Every record here must be set down once more, precisely as it reads.
────────────────────────────────────────
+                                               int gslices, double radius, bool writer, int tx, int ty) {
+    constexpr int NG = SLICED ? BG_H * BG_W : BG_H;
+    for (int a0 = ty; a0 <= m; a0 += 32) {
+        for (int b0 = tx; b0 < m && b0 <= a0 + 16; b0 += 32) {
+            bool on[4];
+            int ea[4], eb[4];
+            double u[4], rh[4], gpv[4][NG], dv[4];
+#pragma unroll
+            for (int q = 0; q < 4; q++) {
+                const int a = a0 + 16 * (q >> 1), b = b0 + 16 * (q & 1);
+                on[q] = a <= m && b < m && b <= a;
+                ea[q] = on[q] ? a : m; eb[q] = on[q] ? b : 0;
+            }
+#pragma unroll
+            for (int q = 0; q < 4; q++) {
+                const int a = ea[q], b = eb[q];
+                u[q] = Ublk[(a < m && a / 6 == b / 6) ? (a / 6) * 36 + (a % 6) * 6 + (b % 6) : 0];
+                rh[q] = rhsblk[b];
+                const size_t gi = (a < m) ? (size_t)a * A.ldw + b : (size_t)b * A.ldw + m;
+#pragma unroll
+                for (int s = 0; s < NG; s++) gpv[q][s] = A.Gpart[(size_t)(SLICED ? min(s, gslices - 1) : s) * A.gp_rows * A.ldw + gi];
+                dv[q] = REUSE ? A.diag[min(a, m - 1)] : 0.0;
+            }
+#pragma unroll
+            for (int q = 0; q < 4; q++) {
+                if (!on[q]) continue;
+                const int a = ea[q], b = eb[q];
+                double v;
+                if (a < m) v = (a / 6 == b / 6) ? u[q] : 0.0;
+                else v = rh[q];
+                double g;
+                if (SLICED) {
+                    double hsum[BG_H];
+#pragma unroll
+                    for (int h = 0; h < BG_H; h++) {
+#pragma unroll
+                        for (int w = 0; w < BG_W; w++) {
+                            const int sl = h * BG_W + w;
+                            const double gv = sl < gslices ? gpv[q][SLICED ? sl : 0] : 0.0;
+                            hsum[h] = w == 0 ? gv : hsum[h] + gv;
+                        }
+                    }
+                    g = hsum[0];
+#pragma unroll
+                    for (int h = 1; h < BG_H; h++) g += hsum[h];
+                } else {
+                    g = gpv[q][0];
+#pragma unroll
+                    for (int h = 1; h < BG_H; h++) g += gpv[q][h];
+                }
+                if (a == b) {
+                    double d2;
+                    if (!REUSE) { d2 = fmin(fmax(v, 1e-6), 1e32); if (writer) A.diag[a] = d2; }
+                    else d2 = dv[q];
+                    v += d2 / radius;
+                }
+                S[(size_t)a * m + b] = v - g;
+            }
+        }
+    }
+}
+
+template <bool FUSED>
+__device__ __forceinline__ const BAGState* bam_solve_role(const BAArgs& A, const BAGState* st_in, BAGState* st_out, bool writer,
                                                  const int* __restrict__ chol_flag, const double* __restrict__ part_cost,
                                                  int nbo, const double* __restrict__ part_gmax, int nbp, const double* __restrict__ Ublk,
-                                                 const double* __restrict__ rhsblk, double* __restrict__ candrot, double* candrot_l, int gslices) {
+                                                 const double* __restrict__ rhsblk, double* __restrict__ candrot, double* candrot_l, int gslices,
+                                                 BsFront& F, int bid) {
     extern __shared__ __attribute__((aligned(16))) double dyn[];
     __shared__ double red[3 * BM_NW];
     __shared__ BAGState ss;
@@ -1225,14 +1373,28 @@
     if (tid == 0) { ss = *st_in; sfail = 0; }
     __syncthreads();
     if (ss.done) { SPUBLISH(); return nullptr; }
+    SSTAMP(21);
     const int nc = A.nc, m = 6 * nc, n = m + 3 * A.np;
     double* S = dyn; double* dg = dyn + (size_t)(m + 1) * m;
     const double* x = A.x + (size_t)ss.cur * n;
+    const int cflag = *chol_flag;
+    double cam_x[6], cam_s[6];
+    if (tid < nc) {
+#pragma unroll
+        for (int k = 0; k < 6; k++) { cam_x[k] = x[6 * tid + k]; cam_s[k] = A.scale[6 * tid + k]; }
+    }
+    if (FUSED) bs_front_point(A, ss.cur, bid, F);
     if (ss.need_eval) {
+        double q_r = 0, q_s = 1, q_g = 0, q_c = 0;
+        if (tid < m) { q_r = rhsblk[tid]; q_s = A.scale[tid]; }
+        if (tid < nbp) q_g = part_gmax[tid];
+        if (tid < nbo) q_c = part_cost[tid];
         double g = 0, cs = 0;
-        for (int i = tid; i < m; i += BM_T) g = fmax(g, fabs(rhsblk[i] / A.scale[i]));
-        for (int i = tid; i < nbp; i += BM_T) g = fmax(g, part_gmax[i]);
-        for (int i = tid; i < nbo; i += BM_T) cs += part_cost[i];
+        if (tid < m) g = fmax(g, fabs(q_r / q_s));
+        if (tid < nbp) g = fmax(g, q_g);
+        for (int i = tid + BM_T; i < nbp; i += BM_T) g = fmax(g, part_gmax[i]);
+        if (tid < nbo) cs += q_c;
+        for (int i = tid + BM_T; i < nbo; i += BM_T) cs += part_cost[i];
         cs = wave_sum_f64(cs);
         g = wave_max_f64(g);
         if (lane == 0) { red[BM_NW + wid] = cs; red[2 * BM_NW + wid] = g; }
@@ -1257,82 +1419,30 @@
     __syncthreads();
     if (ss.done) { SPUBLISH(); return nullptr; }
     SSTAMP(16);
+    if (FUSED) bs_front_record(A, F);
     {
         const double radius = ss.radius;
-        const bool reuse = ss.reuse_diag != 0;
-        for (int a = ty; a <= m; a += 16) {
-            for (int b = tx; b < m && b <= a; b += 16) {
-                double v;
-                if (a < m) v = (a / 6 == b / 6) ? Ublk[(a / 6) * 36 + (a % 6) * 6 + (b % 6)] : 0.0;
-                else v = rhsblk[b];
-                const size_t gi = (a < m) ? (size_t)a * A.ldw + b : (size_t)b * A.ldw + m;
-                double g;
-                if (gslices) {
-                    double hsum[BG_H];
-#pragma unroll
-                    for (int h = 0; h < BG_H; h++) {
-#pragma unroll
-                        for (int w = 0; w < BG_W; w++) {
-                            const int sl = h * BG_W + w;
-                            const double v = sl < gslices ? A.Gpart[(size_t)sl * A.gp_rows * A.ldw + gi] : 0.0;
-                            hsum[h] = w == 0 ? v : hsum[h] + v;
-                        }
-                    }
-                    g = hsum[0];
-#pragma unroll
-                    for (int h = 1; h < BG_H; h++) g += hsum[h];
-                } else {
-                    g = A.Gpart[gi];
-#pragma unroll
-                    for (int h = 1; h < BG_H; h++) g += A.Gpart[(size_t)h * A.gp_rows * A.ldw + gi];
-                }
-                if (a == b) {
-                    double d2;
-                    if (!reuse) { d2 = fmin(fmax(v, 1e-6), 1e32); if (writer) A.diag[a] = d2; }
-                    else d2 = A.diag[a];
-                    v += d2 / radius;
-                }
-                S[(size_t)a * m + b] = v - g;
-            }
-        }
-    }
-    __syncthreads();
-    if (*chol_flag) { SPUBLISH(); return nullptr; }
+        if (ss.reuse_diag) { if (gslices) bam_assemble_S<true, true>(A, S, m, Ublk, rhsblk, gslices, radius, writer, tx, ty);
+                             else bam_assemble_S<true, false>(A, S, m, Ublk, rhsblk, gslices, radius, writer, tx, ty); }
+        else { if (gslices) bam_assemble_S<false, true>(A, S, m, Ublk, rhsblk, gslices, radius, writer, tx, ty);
────────────────────────────────────────
**Completed task**
+                                               int gslices, double radius, bool writer, int tx, int ty) {
+    constexpr int NG = SLICED ? BG_H * BG_W : BG_H;
+    for (int a0 = ty; a0 <= m; a0 += 32) {
+        for (int b0 = tx; b0 < m && b0 <= a0 + 16; b0 += 32) {
+            bool on[4];
+            int ea[4], eb[4];
+            double u[4], rh[4], gpv[4][NG], dv[4];
+#pragma unroll
+            for (int q = 0; q < 4; q++) {
+                const int a = a0 + 16 * (q >> 1), b = b0 + 16 * (q & 1);
+                on[q] = a <= m && b < m && b <= a;
+                ea[q] = on[q] ? a : m; eb[q] = on[q] ? b : 0;
+            }
+#pragma unroll
+            for (int q = 0; q < 4; q++) {
+                const int a = ea[q], b = eb[q];
+                u[q] = Ublk[(a < m && a / 6 == b / 6) ? (a / 6) * 36 + (a % 6) * 6 + (b % 6) : 0];
+                rh[q] = rhsblk[b];
+                const size_t gi = (a < m) ? (size_t)a * A.ldw + b : (size_t)b * A.ldw + m;
+#pragma unroll
+                for (int s = 0; s < NG; s++) gpv[q][s] = A.Gpart[(size_t)(SLICED ? min(s, gslices - 1) : s) * A.gp_rows * A.ldw + gi];
+                dv[q] = REUSE ? A.diag[min(a, m - 1)] : 0.0;
+            }
+#pragma unroll
+            for (int q = 0; q < 4; q++) {
+                if (!on[q]) continue;
+                const int a = ea[q], b = eb[q];
+                double v;
+                if (a < m) v = (a / 6 == b / 6) ? u[q] : 0.0;
+                else v = rh[q];
+                double g;
+                if (SLICED) {
+                    double hsum[BG_H];
+#pragma unroll
+                    for (int h = 0; h < BG_H; h++) {
+#pragma unroll
+                        for (int w = 0; w < BG_W; w++) {
+                            const int sl = h * BG_W + w;
+                            const double gv = sl < gslices ? gpv[q][SLICED ? sl : 0] : 0.0;
+                            hsum[h] = w == 0 ? gv : hsum[h] + gv;
+                        }
+                    }
+                    g = hsum[0];
+#pragma unroll
+                    for (int h = 1; h < BG_H; h++) g += hsum[h];
+                } else {
+                    g = gpv[q][0];
+#pragma unroll
+                    for (int h = 1; h < BG_H; h++) g += gpv[q][h];
+                }
+                if (a == b) {
+                    double d2;
+                    if (!REUSE) { d2 = fmin(fmax(v, 1e-6), 1e32); if (writer) A.diag[a] = d2; }
+                    else d2 = dv[q];
+                    v += d2 / radius;
+                }
+                S[(size_t)a * m + b] = v - g;
+            }
+        }
+    }
+}
+
+template <bool FUSED>
+__device__ __forceinline__ const BAGState* bam_solve_role(const BAArgs& A, const BAGState* st_in, BAGState* st_out, bool writer,
                                                  const int* __restrict__ chol_flag, const double* __restrict__ part_cost,
                                                  int nbo, const double* __restrict__ part_gmax, int nbp, const double* __restrict__ Ublk,
-                                                 const double* __restrict__ rhsblk, double* __restrict__ candrot, double* candrot_l, int gslices) {
+                                                 const double* __restrict__ rhsblk, double* __restrict__ candrot, double* candrot_l, int gslices,
+                                                 BsFront& F, int bid) {
     extern __shared__ __attribute__((aligned(16))) double dyn[];
     __shared__ double red[3 * BM_NW];
     __shared__ BAGState ss;
@@ -1225,14 +1373,28 @@
     if (tid == 0) { ss = *st_in; sfail = 0; }
     __syncthreads();
     if (ss.done) { SPUBLISH(); return nullptr; }
+    SSTAMP(21);
     const int nc = A.nc, m = 6 * nc, n = m + 3 * A.np;
     double* S = dyn; double* dg = dyn + (size_t)(m + 1) * m;
     const double* x = A.x + (size_t)ss.cur * n;
+    const int cflag = *chol_flag;
+    double cam_x[6], cam_s[6];
+    if (tid < nc) {
+#pragma unroll
+        for (int k = 0; k < 6; k++) { cam_x[k] = x[6 * tid + k]; cam_s[k] = A.scale[6 * tid + k]; }
+    }
+    if (FUSED) bs_front_point(A, ss.cur, bid, F);
     if (ss.need_eval) {
+        double q_r = 0, q_s = 1, q_g = 0, q_c = 0;
+        if (tid < m) { q_r = rhsblk[tid]; q_s = A.scale[tid]; }
+        if (tid < nbp) q_g = part_gmax[tid];
+        if (tid < nbo) q_c = part_cost[tid];
         double g = 0, cs = 0;
-        for (int i = tid; i < m; i += BM_T) g = fmax(g, fabs(rhsblk[i] / A.scale[i]));
-        for (int i = tid; i < nbp; i += BM_T) g = fmax(g, part_gmax[i]);
-        for (int i = tid; i < nbo; i += BM_T) cs += part_cost[i];
+        if (tid < m) g = fmax(g, fabs(q_r / q_s));
+        if (tid < nbp) g = fmax(g, q_g);
+        for (int i = tid + BM_T; i < nbp; i += BM_T) g = fmax(g, part_gmax[i]);
+        if (tid < nbo) cs += q_c;
+        for (int i = tid + BM_T; i < nbo; i += BM_T) cs += part_cost[i];
         cs = wave_sum_f64(cs);
         g = wave_max_f64(g);
         if (lane == 0) { red[BM_NW + wid] = cs; red[2 * BM_NW + wid] = g; }
@@ -1257,82 +1419,30 @@
     __syncthreads();
     if (ss.done) { SPUBLISH(); return nullptr; }
     SSTAMP(16);
+    if (FUSED) bs_front_record(A, F);
     {
         const double radius = ss.radius;
-        const bool reuse = ss.reuse_diag != 0;
-        for (int a = ty; a <= m; a += 16) {
-            for (int b = tx; b < m && b <= a; b += 16) {
-                double v;
-                if (a < m) v = (a / 6 == b / 6) ? Ublk[(a / 6) * 36 + (a % 6) * 6 + (b % 6)] : 0.0;
-                else v = rhsblk[b];
-                const size_t gi = (a < m) ? (size_t)a * A.ldw + b : (size_t)b * A.ldw + m;
-                double g;
-                if (gslices) {
-                    double hsum[BG_H];
-#pragma unroll
-                    for (int h = 0; h < BG_H; h++) {
-#pragma unroll
-                        for (int w = 0; w < BG_W; w++) {
-                            const int sl = h * BG_W + w;
-                            const double v = sl < gslices ? A.Gpart[(size_t)sl * A.gp_rows * A.ldw + gi] : 0.0;
-                            hsum[h] = w == 0 ? v : hsum[h] + v;
-                        }
-                    }
-                    g = hsum[0];
-#pragma unroll
-                    for (int h = 1; h < BG_H; h++) g += hsum[h];
-                } else {
-                    g = A.Gpart[gi];
-#pragma unroll
-                    for (int h = 1; h < BG_H; h++) g += A.Gpart[(size_t)h * A.gp_rows * A.ldw + gi];
-                }
-                if (a == b) {
-                    double d2;
-                    if (!reuse) { d2 = fmin(fmax(v, 1e-6), 1e32); if (writer) A.diag[a] = d2; }
-                    else d2 = A.diag[a];
-                    v += d2 / radius;
-                }
-                S[(size_t)a * m + b] = v - g;
-            }
-        }
-    }
-    __syncthreads();
-    if (*chol_flag) { SPUBLISH(); return nullptr; }
+        if (ss.reuse_diag) { if (gslices) bam_assemble_S<true, true>(A, S, m, Ublk, rhsblk, gslices, radius, writer, tx, ty);
+                             else bam_assemble_S<true, false>(A, S, m, Ublk, rhsblk, gslices, radius, writer, tx, ty); }
+        else { if (gslices) bam_assemble_S<false, true>(A, S, m, Ublk, rhsblk, gslices, radius, writer, tx, ty);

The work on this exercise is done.